Stored data:
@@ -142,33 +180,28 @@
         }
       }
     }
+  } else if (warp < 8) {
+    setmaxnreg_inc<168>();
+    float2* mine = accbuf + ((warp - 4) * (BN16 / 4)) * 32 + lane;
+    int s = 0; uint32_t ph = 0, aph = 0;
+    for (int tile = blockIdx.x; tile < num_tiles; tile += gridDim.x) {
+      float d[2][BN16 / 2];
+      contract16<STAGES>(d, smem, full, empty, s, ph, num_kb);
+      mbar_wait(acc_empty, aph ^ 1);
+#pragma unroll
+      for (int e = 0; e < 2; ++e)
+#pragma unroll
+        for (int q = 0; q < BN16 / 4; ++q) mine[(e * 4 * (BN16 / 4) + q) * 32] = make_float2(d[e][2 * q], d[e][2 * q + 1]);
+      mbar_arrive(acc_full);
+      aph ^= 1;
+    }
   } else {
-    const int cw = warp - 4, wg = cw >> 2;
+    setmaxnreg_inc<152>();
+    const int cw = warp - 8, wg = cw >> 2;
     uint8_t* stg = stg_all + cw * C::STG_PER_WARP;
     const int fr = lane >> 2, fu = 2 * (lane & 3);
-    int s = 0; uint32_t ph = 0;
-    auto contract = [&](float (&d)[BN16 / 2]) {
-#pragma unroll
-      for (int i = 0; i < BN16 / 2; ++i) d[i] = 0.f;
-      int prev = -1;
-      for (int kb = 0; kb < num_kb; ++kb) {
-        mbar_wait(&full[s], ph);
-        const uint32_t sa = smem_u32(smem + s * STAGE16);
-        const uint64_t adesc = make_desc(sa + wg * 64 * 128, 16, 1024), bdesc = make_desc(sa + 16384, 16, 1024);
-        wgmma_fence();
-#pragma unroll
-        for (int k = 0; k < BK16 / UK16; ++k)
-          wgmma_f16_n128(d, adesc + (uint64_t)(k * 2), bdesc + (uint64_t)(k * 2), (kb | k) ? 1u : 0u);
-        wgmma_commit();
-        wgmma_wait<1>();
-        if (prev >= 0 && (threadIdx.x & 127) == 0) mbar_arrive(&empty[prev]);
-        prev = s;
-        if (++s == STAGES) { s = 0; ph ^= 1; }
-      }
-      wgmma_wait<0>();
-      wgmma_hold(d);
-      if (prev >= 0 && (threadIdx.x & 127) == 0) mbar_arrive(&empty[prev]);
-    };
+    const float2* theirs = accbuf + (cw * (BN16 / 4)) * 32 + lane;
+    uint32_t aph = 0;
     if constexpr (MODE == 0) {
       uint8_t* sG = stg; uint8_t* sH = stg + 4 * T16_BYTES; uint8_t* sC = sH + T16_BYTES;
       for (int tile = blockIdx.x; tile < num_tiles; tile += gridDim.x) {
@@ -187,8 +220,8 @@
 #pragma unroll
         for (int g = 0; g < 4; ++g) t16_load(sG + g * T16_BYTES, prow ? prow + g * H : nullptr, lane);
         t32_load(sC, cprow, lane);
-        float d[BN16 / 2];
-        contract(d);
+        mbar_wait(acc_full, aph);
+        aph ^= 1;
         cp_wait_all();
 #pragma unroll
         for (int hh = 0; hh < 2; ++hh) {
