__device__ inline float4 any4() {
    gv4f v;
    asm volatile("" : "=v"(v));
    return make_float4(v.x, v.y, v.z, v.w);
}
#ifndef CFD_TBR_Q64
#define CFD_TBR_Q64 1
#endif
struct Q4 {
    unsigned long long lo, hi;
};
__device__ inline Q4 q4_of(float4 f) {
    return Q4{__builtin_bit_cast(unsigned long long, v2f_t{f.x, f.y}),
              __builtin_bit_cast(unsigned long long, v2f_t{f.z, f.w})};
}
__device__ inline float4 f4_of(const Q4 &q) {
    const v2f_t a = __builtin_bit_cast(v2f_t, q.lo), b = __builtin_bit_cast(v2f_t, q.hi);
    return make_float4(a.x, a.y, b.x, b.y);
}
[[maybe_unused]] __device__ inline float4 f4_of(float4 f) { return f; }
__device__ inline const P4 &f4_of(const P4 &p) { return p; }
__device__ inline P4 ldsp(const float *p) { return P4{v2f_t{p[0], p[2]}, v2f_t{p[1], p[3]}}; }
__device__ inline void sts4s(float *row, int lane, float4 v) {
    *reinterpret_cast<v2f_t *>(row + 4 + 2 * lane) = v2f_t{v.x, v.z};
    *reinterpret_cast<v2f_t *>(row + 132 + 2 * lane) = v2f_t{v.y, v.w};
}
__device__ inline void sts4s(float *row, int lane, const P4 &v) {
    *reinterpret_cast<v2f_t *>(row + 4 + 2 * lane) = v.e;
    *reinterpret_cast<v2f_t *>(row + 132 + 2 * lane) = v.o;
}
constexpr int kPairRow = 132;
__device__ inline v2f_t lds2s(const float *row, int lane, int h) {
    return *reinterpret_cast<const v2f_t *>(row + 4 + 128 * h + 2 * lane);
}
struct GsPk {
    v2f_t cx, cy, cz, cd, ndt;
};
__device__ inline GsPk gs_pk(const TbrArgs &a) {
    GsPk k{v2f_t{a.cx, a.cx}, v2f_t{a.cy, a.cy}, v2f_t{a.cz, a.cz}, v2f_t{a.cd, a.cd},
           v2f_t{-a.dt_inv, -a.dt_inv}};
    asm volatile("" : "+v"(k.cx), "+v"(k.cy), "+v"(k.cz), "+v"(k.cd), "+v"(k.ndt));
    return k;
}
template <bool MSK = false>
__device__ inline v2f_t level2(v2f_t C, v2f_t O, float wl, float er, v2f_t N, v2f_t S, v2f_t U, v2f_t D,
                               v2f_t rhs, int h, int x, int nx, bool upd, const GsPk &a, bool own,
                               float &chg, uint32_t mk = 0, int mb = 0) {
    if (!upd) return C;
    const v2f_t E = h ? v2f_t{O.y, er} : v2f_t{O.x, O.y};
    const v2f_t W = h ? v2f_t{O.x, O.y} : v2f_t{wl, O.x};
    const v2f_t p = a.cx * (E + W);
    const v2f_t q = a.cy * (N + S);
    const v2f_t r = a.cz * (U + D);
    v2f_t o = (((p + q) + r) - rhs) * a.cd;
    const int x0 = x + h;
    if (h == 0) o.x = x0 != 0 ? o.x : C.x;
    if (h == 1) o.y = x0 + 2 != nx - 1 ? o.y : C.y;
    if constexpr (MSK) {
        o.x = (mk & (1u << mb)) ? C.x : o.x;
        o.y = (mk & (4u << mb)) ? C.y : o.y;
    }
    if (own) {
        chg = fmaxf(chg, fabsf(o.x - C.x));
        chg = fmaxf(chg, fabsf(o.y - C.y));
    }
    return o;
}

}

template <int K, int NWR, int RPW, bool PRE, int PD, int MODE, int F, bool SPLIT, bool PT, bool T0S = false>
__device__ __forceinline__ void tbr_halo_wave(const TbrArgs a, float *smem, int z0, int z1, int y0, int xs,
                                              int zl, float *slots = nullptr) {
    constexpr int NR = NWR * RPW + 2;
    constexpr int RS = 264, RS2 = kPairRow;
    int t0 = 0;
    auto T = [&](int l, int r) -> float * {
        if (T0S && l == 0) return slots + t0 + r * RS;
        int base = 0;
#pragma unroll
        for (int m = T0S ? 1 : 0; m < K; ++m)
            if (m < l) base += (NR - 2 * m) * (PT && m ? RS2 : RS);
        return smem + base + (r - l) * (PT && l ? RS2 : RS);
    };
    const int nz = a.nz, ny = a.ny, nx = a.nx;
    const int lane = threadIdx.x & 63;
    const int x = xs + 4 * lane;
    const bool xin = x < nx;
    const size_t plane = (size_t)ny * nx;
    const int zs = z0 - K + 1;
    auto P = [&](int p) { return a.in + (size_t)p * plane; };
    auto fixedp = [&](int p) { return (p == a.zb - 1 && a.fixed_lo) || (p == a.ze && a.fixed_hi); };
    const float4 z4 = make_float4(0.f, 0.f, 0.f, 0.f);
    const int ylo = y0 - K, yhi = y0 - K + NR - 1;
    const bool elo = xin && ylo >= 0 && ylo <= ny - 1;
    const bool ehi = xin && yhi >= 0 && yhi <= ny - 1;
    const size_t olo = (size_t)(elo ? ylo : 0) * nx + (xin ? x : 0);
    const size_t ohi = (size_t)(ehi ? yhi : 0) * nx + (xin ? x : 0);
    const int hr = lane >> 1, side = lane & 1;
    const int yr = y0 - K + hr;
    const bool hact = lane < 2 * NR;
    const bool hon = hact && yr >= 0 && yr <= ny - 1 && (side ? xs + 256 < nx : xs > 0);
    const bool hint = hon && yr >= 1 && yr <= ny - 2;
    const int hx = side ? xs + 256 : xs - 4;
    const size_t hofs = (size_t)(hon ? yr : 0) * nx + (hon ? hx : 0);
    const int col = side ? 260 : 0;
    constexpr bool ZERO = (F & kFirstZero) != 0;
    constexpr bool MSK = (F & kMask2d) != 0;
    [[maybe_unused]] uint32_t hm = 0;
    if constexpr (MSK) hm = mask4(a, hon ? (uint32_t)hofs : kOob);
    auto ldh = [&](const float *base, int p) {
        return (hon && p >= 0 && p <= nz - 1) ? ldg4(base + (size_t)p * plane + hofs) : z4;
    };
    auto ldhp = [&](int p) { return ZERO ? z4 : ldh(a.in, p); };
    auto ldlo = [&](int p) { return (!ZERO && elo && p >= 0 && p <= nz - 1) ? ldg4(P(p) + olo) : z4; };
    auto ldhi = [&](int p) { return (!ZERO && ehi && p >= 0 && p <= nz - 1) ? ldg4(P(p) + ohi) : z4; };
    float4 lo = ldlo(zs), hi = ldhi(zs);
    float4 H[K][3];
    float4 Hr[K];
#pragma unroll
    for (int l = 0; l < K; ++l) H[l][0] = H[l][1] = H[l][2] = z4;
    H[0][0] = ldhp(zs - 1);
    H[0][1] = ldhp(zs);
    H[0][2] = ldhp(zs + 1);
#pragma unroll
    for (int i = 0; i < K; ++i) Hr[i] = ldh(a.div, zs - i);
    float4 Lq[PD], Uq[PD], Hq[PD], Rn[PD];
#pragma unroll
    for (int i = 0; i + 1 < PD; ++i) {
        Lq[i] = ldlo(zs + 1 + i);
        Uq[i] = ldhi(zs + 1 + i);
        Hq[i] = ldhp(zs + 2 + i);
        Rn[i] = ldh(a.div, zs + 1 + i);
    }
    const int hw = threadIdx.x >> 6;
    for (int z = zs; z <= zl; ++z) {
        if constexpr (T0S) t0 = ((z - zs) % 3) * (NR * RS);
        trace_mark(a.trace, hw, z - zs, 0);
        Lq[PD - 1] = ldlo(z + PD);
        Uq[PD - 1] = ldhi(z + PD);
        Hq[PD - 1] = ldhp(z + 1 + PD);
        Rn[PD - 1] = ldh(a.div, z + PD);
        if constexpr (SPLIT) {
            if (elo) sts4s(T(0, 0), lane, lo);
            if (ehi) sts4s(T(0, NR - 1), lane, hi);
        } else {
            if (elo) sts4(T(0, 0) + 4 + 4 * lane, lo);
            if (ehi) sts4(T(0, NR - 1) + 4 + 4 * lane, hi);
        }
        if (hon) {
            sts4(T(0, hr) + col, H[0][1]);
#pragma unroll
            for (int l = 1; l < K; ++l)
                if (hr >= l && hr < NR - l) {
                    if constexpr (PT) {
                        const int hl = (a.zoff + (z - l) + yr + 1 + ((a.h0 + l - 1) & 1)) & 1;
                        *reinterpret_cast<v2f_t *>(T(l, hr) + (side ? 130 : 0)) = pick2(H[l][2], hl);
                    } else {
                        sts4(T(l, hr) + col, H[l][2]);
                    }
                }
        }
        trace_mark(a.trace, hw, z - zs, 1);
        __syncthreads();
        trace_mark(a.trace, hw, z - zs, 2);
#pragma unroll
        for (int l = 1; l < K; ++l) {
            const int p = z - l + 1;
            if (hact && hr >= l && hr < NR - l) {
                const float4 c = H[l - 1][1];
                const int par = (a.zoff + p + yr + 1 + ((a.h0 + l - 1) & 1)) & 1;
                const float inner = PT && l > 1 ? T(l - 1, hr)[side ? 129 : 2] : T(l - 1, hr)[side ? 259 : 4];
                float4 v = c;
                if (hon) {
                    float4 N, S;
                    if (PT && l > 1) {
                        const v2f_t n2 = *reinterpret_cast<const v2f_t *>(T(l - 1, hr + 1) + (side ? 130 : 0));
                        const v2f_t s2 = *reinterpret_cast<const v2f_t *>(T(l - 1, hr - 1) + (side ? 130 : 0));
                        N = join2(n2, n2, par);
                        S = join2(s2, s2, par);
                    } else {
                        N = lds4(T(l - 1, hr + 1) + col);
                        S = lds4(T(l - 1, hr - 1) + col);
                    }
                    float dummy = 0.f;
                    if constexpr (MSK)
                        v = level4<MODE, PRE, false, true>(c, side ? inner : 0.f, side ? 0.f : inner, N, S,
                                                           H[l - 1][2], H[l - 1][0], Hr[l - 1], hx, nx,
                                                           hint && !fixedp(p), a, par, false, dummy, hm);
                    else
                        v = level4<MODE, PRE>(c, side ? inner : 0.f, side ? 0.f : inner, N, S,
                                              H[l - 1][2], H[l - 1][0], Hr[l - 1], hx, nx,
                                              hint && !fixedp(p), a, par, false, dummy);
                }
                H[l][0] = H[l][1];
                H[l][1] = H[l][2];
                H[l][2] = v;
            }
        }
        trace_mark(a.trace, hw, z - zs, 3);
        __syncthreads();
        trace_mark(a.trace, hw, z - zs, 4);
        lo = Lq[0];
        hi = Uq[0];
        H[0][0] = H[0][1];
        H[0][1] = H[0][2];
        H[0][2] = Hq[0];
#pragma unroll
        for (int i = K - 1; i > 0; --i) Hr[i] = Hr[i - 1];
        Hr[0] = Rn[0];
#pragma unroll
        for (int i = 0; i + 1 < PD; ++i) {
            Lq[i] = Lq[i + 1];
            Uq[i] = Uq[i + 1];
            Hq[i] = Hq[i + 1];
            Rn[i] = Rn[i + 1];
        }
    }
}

Exercise details: Beginning with the line containing "if constexpr (PT)" and ending with the line containing "0)) = pick2(H[l][2], hl);", extract those lines exactly from the listing above, and only those.

The answer:
                    if constexpr (PT) {
                        const int hl = (a.zoff + (z - l) + yr + 1 + ((a.h0 + l - 1) & 1)) & 1;
                        *reinterpret_cast<v2f_t *>(T(l, hr) + (side ? 130 : 0)) = pick2(H[l][2], hl);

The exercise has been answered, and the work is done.